*EXERCISE DIRECTIONS*
Show every line in the records below that contains the word "stats".

----- AVAILABLE DATA -----

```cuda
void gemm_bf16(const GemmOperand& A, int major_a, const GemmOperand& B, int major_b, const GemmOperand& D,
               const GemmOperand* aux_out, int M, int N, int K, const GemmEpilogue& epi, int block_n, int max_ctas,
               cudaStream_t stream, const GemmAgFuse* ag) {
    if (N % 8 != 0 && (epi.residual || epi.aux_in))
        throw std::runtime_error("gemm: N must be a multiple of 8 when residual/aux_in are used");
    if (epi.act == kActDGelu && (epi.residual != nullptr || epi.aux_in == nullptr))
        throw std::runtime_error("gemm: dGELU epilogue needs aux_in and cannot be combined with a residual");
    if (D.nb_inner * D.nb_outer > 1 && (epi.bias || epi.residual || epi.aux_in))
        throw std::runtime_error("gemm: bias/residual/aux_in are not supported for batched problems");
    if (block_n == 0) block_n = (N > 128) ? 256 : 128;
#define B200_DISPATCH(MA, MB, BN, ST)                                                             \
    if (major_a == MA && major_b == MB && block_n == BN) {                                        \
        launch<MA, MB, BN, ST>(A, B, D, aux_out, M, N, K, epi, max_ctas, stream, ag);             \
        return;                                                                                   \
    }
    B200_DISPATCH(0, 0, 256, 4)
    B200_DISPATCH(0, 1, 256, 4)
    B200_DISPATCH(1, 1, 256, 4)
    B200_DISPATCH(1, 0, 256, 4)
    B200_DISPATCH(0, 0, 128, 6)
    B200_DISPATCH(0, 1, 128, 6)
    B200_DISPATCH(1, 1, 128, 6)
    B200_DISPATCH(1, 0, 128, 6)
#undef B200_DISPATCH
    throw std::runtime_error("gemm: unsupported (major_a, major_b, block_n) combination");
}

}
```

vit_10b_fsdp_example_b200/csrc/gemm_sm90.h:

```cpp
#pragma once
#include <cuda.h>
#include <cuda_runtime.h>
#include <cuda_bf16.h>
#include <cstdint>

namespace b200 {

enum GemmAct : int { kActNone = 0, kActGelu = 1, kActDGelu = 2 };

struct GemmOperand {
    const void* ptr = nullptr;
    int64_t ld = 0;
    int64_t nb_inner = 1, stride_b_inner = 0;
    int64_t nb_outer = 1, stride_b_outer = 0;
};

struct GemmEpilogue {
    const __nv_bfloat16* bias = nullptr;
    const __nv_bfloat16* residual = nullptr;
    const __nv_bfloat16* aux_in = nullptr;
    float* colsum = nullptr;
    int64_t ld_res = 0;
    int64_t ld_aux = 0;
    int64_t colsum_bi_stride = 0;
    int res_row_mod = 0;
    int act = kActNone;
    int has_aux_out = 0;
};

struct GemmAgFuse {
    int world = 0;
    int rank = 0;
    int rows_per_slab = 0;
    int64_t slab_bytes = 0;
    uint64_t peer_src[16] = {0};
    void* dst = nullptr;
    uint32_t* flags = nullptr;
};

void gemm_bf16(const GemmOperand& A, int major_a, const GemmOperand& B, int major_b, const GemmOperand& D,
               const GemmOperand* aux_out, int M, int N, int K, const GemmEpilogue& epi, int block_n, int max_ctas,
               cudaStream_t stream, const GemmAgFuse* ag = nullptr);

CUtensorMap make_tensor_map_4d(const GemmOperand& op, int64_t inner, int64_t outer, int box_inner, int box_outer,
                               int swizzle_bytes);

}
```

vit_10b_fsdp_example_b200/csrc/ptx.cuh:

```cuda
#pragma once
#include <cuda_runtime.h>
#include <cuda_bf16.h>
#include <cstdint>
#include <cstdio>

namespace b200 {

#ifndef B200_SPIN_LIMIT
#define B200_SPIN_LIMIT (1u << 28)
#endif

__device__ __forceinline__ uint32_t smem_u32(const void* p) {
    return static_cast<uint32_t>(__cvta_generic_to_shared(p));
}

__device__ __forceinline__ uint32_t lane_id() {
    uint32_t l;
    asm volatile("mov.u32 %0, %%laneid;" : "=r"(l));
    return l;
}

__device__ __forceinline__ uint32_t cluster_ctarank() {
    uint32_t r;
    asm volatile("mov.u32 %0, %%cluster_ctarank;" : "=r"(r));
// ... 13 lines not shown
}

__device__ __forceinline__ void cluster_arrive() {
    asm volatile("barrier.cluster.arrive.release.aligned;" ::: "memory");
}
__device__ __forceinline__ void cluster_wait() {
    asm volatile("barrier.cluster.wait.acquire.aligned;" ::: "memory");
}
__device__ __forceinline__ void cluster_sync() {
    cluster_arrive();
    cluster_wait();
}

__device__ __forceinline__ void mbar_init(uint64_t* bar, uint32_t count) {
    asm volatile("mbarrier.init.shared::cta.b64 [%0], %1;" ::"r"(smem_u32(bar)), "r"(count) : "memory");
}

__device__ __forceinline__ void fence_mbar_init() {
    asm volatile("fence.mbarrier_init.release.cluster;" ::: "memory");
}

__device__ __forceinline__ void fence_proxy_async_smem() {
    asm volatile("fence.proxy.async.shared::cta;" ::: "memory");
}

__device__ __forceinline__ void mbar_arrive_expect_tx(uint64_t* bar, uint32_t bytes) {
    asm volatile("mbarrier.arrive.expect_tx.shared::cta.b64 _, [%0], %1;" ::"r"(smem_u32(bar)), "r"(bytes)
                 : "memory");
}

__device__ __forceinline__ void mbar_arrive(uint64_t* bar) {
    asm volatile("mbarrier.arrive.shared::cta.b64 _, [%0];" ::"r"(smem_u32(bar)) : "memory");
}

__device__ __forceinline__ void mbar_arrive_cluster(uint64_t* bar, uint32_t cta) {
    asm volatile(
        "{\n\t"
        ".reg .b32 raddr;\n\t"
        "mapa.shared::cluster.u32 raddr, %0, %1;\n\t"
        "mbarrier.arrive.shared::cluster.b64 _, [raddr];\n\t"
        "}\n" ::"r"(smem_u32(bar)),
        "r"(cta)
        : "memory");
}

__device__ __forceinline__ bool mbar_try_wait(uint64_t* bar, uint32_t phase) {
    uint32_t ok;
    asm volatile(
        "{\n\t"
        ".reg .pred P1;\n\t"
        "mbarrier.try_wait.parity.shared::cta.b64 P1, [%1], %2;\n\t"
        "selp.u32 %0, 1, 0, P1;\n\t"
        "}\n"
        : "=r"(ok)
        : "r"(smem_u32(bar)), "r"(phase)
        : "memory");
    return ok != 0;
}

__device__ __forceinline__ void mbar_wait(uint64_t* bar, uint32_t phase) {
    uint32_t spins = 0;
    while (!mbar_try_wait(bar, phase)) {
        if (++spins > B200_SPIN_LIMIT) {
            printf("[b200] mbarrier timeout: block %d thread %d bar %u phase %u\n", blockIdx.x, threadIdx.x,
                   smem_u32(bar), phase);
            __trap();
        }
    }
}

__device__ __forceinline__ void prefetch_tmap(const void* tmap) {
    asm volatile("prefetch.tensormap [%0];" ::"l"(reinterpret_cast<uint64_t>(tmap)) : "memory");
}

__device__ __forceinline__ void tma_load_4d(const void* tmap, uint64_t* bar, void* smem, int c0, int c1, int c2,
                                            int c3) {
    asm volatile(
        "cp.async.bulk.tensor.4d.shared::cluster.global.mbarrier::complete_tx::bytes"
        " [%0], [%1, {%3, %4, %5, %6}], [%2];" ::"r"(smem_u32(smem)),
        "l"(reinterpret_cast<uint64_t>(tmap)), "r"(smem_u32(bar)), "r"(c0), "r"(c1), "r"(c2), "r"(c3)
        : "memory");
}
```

-----
----- AVAILABLE DATA -----

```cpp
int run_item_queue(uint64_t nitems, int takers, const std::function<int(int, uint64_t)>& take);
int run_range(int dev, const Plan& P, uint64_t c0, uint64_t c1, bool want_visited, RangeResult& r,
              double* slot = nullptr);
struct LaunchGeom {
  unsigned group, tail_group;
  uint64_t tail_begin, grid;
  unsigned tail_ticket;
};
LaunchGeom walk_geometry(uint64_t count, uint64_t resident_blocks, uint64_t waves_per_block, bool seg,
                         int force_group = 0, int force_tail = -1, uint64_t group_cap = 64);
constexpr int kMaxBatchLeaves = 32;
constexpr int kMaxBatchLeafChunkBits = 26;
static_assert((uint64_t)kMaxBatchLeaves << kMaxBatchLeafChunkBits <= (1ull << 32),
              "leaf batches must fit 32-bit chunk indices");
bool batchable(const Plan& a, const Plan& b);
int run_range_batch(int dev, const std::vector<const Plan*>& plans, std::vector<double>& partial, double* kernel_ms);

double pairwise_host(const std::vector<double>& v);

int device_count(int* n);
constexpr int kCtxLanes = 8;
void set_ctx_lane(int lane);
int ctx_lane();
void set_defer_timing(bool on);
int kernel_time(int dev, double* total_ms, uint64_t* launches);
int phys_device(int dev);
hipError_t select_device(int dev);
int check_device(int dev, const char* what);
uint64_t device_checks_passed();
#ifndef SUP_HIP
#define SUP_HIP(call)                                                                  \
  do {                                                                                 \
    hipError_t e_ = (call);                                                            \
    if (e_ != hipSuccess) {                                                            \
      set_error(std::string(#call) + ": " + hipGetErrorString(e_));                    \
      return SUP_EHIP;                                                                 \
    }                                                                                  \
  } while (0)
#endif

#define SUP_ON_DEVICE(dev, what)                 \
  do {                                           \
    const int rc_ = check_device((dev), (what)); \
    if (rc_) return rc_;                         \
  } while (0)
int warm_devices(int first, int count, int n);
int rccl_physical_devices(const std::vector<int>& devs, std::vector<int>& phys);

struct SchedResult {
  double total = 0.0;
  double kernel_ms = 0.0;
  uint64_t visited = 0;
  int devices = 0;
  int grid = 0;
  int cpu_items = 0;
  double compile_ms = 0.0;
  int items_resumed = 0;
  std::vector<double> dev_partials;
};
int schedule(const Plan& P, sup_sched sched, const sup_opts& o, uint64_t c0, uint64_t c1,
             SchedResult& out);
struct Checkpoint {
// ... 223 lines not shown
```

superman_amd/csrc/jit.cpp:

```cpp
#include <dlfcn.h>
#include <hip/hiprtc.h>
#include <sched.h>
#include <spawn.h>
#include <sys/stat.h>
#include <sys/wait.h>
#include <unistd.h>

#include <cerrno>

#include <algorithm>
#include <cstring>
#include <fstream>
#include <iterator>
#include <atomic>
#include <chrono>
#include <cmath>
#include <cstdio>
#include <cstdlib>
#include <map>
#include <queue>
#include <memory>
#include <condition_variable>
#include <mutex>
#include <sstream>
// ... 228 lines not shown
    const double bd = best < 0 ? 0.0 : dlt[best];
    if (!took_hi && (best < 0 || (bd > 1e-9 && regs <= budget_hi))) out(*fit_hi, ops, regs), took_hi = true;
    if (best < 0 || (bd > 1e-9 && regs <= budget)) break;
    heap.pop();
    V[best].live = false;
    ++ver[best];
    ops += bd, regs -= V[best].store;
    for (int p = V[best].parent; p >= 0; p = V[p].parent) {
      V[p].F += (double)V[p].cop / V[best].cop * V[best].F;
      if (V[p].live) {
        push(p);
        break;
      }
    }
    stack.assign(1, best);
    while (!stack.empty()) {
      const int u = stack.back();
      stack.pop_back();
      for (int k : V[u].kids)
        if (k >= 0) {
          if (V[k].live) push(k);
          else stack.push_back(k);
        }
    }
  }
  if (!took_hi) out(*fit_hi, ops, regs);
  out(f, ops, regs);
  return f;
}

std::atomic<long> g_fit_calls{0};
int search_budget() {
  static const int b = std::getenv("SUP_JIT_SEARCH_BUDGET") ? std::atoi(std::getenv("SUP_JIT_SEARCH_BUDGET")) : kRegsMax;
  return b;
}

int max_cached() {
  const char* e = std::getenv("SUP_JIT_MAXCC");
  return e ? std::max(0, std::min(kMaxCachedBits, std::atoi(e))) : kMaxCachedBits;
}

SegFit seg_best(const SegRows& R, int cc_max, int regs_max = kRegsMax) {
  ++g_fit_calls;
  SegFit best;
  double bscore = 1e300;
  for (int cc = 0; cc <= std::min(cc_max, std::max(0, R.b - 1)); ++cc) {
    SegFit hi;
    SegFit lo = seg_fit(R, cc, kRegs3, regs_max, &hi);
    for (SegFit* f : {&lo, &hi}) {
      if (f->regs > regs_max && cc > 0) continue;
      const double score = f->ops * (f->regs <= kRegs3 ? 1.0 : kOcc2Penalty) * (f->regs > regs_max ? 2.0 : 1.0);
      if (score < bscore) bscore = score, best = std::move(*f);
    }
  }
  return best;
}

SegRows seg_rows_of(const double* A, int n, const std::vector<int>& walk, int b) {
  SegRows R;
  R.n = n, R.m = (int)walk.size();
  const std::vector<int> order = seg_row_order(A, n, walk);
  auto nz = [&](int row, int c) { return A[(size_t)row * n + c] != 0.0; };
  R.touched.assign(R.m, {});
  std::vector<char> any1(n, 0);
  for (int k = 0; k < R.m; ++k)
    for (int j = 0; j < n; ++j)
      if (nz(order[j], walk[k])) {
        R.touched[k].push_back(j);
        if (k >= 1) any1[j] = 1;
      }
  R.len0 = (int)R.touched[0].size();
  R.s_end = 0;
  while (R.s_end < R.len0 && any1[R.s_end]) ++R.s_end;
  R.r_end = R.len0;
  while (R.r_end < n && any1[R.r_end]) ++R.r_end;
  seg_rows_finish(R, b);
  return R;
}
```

-----
----- AVAILABLE DATA -----

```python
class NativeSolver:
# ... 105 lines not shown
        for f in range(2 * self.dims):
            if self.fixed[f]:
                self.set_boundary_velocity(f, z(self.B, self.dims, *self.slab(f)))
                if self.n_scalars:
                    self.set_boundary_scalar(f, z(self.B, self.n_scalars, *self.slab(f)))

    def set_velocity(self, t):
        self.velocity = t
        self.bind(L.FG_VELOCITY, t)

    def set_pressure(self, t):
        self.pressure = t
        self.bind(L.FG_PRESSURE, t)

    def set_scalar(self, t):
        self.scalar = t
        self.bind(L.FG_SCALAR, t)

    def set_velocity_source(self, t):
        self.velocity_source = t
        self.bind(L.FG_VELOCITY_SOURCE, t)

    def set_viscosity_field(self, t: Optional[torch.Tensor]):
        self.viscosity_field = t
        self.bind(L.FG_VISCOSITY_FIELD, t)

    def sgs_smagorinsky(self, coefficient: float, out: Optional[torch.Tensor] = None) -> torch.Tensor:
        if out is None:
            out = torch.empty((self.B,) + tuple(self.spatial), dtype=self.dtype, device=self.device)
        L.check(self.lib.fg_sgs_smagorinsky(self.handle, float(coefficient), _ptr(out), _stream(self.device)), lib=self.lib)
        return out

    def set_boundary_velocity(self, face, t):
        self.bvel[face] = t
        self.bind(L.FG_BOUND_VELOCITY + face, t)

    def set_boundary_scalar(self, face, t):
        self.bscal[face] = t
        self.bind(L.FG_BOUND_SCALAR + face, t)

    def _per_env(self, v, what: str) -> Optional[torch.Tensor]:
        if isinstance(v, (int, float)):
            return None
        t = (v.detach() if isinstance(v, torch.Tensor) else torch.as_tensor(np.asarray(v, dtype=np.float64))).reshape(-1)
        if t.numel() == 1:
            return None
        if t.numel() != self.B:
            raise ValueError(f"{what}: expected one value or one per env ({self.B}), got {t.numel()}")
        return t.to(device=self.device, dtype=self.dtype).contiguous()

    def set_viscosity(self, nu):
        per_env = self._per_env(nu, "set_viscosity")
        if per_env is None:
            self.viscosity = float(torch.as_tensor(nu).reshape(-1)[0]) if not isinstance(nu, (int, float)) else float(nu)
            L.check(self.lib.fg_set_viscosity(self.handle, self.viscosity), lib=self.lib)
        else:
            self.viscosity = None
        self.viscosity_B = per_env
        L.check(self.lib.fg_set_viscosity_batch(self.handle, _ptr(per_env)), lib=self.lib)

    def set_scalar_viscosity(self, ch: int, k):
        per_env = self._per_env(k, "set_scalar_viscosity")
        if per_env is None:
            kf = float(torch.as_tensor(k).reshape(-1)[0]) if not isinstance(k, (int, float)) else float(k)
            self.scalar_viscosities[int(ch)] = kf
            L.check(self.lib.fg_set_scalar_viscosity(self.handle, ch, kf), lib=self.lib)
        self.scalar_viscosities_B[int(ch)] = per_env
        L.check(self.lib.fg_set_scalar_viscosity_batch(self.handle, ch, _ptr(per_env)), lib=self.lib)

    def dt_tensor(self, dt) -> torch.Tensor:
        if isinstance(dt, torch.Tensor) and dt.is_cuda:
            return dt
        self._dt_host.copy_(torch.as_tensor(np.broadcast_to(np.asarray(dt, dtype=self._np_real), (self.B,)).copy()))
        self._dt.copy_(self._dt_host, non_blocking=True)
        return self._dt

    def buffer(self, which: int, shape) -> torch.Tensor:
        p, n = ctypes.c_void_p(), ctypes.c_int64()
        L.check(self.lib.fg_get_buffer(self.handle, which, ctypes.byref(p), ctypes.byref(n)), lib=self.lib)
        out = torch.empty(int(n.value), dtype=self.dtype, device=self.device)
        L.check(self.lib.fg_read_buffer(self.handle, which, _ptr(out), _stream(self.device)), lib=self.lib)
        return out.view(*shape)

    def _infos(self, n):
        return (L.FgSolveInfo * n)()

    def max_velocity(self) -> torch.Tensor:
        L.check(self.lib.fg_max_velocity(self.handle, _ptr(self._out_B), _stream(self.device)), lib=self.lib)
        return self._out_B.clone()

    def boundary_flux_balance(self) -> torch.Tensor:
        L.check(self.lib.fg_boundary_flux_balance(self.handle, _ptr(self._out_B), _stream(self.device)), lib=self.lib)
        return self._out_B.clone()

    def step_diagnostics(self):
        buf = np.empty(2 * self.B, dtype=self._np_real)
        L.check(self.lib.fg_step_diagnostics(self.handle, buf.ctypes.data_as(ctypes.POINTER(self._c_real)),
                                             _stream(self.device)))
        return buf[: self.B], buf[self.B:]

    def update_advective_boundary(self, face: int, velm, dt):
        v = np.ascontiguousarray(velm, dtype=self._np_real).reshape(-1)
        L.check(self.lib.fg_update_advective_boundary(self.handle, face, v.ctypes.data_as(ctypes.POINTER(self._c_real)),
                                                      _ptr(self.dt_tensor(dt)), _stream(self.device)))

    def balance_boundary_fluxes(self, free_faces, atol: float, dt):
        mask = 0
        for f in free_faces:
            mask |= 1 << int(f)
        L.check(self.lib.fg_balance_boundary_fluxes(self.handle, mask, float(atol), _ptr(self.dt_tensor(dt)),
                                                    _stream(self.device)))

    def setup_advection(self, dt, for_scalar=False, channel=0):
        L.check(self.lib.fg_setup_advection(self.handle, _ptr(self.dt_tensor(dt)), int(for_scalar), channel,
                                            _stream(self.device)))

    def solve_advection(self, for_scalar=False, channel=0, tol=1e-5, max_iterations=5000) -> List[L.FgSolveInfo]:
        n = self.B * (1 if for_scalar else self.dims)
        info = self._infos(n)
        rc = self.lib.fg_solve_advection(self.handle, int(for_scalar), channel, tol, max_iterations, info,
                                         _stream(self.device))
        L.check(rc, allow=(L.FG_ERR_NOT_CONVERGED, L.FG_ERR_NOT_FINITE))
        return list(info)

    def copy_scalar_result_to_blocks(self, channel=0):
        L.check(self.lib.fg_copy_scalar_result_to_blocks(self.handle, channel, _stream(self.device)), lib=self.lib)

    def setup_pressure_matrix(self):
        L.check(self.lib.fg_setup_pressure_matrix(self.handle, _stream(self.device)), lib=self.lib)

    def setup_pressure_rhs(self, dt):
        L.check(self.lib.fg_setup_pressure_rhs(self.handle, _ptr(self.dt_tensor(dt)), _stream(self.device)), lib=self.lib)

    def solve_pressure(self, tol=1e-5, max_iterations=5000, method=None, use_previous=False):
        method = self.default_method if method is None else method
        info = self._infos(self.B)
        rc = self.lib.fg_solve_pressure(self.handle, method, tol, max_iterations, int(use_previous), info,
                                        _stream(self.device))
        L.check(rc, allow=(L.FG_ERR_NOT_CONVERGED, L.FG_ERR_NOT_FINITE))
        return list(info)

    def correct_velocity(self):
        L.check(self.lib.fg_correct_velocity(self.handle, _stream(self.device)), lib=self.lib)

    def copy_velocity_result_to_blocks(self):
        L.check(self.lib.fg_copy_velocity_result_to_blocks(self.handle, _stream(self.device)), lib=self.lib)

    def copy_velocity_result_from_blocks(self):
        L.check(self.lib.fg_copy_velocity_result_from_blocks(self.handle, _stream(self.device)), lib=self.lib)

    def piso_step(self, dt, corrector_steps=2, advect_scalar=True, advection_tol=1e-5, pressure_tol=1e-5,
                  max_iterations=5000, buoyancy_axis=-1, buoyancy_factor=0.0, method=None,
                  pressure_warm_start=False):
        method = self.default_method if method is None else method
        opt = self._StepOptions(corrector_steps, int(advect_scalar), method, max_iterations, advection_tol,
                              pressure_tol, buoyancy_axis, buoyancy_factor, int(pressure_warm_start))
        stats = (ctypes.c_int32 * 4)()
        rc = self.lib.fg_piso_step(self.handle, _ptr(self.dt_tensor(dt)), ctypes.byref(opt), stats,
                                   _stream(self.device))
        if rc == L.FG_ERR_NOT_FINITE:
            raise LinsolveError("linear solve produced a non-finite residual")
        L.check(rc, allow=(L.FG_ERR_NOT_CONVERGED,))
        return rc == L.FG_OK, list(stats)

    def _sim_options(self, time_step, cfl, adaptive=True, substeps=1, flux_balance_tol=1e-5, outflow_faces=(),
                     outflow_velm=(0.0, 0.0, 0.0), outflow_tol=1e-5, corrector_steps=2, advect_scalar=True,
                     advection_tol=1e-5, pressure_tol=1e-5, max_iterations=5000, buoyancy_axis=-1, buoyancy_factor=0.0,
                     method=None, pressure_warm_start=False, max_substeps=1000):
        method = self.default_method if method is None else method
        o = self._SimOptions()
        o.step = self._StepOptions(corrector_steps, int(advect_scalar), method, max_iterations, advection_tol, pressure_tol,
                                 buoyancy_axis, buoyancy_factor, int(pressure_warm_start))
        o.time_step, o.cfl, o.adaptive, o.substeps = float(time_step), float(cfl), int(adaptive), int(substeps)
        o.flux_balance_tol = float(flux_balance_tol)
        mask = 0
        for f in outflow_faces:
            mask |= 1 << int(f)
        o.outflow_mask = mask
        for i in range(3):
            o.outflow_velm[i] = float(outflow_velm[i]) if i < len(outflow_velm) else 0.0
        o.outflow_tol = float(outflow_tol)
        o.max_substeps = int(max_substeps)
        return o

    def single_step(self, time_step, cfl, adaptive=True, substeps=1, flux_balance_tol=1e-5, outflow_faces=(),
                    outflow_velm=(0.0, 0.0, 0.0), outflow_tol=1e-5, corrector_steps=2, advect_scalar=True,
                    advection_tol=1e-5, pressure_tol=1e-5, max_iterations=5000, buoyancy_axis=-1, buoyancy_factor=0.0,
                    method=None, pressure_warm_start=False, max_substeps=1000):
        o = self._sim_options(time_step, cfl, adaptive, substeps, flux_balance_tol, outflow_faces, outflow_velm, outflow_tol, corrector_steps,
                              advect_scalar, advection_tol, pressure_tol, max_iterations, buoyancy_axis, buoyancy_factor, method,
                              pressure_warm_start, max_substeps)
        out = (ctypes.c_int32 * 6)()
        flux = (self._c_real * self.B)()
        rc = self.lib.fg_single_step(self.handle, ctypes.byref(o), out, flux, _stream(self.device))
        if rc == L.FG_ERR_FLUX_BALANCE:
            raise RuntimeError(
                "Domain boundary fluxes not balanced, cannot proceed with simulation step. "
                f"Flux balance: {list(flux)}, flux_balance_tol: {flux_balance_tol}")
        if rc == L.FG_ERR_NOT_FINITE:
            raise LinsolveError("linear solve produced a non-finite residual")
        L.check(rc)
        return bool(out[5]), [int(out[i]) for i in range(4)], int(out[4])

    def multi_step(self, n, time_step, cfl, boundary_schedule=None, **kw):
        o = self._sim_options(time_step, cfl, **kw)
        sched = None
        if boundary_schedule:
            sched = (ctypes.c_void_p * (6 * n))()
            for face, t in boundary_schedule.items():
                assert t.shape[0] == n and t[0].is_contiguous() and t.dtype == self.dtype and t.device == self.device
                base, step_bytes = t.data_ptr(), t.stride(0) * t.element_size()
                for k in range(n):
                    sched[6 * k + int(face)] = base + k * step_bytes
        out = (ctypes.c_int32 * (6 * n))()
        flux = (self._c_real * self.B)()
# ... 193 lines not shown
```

-----

*EXERCISE SOLUTION*
        stats = (ctypes.c_int32 * 4)()
        rc = self.lib.fg_piso_step(self.handle, _ptr(self.dt_tensor(dt)), ctypes.byref(opt), stats,
        return rc == L.FG_OK, list(stats)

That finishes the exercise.